-- Opening Marker --
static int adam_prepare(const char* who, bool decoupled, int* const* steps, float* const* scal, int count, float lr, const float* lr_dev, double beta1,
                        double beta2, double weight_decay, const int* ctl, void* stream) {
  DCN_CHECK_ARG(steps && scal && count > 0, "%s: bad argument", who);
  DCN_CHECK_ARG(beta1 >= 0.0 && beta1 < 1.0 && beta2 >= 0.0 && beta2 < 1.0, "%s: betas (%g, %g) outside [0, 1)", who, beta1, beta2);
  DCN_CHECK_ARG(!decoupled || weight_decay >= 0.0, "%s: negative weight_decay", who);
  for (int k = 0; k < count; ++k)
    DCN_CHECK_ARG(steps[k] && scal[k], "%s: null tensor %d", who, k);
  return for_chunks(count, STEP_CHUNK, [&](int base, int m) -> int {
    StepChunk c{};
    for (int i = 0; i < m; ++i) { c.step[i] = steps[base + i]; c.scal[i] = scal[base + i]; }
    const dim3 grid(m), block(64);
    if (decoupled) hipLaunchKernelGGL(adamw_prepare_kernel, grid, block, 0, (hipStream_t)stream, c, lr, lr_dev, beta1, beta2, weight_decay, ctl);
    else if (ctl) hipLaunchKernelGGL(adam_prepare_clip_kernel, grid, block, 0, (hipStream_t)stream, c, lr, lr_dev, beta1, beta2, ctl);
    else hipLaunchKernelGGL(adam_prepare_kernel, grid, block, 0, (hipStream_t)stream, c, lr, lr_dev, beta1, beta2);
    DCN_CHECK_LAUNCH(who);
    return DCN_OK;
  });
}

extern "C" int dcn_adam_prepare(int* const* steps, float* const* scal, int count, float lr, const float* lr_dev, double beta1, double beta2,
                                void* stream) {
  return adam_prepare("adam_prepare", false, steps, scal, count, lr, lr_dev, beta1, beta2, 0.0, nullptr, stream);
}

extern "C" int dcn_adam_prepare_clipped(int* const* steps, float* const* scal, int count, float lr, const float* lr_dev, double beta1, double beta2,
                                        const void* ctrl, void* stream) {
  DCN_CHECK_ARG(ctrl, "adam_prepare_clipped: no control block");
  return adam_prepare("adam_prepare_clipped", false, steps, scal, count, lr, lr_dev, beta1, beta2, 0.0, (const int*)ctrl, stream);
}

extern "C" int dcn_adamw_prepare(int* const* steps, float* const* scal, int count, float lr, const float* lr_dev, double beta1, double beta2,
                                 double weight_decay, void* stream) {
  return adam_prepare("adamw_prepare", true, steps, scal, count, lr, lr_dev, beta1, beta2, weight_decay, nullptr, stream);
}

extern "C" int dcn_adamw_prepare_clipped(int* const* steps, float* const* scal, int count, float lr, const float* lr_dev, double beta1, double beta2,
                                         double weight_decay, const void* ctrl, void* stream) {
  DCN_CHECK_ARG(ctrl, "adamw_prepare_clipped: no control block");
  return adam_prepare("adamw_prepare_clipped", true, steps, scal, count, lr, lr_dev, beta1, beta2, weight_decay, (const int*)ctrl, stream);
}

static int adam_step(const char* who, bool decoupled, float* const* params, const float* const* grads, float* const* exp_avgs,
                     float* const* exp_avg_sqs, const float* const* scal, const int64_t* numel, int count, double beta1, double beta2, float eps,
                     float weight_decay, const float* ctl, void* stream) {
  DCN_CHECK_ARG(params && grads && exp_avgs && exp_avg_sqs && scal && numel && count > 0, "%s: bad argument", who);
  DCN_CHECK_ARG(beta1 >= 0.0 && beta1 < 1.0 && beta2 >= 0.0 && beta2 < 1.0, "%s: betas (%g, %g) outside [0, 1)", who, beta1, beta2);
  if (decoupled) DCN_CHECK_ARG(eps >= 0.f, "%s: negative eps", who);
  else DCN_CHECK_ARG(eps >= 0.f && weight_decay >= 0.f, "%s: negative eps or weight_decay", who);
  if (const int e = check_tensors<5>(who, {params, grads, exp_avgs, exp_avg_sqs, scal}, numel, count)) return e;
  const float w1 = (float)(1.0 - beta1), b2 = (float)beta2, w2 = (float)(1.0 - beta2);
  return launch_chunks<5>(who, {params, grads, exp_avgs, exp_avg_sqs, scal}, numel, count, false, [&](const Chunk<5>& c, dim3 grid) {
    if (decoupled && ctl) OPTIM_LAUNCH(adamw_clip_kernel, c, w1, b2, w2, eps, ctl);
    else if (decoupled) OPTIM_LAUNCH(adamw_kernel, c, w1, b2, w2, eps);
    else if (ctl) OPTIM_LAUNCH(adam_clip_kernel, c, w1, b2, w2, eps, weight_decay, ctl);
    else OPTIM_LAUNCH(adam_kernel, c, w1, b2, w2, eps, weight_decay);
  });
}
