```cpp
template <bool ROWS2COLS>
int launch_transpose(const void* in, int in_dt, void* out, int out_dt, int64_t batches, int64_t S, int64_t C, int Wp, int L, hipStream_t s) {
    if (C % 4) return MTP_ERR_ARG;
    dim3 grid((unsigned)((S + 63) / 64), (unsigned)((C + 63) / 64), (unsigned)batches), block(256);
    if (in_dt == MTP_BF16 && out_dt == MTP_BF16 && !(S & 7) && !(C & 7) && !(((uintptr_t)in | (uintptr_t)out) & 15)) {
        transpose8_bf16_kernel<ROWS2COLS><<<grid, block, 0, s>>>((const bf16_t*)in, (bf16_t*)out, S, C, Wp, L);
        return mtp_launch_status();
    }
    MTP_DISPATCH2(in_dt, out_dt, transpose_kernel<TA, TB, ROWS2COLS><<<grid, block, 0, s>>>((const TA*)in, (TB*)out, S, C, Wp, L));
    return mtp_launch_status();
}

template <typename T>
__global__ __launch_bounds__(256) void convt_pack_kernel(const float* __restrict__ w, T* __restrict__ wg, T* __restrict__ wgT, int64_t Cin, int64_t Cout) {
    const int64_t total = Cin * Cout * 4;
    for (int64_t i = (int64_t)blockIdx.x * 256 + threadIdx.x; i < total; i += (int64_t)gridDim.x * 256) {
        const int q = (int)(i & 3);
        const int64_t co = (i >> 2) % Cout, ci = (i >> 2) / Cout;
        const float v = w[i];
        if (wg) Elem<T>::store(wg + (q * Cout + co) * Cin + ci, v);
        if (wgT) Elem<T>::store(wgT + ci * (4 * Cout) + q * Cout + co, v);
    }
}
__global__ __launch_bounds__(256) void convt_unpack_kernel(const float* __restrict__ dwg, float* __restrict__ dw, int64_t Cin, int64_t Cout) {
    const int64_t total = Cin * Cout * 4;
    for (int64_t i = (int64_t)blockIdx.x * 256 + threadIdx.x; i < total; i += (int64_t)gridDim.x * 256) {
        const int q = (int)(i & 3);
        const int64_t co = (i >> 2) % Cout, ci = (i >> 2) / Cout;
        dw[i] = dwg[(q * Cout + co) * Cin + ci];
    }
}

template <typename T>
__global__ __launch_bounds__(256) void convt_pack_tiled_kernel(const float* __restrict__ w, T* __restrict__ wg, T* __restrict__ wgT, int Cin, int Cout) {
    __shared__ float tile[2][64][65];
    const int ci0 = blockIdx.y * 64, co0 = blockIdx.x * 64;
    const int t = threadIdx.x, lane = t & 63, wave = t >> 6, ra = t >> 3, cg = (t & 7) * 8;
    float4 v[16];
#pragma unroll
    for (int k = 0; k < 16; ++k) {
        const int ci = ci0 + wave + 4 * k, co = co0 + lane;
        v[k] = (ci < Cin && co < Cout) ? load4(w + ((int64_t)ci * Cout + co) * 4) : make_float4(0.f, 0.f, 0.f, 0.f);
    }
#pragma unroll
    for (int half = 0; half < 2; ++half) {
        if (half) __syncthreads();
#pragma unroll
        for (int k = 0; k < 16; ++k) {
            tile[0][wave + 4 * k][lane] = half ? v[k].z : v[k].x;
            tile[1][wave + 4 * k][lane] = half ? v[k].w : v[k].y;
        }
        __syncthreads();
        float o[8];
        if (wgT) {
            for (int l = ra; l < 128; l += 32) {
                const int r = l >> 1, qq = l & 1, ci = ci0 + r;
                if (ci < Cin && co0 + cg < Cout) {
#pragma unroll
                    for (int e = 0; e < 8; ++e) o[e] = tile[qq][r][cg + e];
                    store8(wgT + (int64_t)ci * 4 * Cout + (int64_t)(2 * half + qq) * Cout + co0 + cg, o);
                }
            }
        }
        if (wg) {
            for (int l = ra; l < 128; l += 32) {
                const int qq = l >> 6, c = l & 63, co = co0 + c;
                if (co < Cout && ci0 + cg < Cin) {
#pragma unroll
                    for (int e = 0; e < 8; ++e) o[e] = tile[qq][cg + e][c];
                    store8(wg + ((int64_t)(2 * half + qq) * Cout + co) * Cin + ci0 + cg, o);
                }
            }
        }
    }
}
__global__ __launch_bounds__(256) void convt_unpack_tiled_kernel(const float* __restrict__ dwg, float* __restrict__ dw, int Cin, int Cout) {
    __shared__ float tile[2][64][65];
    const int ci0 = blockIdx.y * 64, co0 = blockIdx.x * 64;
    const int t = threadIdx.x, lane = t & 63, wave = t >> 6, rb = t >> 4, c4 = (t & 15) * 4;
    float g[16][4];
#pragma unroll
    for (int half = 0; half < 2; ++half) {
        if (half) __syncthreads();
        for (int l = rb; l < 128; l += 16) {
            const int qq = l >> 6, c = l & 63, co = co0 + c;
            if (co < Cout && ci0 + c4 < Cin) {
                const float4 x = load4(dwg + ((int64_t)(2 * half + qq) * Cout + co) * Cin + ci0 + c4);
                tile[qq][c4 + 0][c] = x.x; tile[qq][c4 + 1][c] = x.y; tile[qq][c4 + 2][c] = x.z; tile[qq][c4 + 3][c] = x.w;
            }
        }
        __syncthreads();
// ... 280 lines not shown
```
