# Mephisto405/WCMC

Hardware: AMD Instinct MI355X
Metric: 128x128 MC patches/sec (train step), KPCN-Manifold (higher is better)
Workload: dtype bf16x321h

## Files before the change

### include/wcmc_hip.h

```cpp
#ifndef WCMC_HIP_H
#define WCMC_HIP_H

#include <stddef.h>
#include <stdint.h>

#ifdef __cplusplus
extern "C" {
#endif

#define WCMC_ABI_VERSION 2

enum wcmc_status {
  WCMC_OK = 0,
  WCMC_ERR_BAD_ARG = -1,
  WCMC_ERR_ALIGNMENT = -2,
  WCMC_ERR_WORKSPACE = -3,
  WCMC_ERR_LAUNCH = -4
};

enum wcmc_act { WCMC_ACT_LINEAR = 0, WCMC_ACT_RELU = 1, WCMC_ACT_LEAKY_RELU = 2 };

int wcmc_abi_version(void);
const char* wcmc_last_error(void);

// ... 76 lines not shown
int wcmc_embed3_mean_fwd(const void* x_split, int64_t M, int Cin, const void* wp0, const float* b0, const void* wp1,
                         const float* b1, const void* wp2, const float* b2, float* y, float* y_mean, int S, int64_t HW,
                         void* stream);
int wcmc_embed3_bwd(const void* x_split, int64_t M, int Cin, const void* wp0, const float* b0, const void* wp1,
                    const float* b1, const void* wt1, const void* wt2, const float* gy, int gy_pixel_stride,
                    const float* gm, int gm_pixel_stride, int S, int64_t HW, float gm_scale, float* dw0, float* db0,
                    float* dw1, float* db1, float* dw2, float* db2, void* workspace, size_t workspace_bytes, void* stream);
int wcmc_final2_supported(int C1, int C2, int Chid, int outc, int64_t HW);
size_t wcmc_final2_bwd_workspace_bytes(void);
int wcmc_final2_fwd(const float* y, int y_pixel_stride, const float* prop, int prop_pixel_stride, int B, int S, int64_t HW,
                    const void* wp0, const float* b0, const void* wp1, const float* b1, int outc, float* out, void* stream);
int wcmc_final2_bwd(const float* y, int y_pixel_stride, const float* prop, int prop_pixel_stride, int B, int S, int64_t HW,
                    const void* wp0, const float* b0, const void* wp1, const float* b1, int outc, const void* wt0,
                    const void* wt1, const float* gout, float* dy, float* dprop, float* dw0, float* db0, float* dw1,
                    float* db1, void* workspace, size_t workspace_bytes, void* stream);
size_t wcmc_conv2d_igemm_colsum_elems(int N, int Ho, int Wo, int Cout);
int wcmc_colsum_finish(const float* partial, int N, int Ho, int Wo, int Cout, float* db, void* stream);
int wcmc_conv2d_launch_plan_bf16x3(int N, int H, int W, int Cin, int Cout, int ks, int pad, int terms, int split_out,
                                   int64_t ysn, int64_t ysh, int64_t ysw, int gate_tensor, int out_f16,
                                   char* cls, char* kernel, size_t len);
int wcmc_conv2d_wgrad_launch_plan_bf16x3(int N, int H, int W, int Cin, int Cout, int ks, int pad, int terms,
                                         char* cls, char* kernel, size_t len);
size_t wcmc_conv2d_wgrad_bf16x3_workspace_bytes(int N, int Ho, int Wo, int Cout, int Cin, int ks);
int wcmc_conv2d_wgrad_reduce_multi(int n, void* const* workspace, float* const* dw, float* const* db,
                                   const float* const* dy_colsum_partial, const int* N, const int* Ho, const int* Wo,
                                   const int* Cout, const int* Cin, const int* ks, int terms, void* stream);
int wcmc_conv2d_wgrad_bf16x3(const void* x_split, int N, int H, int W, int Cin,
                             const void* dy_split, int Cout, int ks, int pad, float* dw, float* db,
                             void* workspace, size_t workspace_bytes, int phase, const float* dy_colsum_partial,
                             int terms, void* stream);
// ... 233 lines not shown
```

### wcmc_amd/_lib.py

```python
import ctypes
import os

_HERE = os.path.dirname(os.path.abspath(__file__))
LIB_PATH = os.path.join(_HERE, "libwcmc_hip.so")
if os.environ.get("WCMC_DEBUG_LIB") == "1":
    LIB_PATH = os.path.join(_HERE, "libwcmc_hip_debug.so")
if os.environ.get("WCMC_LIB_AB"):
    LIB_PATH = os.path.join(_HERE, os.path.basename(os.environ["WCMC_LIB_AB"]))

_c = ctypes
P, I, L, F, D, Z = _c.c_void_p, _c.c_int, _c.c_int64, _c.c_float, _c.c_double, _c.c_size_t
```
-- Closing Marker --
List each line of the records that holds the string "half".

    for (int half = 0; half < 2; ++half) {
        if (half) __syncthreads();
            tile[0][wave + 4 * k][lane] = half ? v[k].z : v[k].x;
            tile[1][wave + 4 * k][lane] = half ? v[k].w : v[k].y;
                    store8(wgT + (int64_t)ci * 4 * Cout + (int64_t)(2 * half + qq) * Cout + co0 + cg, o);
                    store8(wg + ((int64_t)(2 * half + qq) * Cout + co) * Cin + ci0 + cg, o);
    for (int half = 0; half < 2; ++half) {
        if (half) __syncthreads();
                const float4 x = load4(dwg + ((int64_t)(2 * half + qq) * Cout + co) * Cin + ci0 + c4);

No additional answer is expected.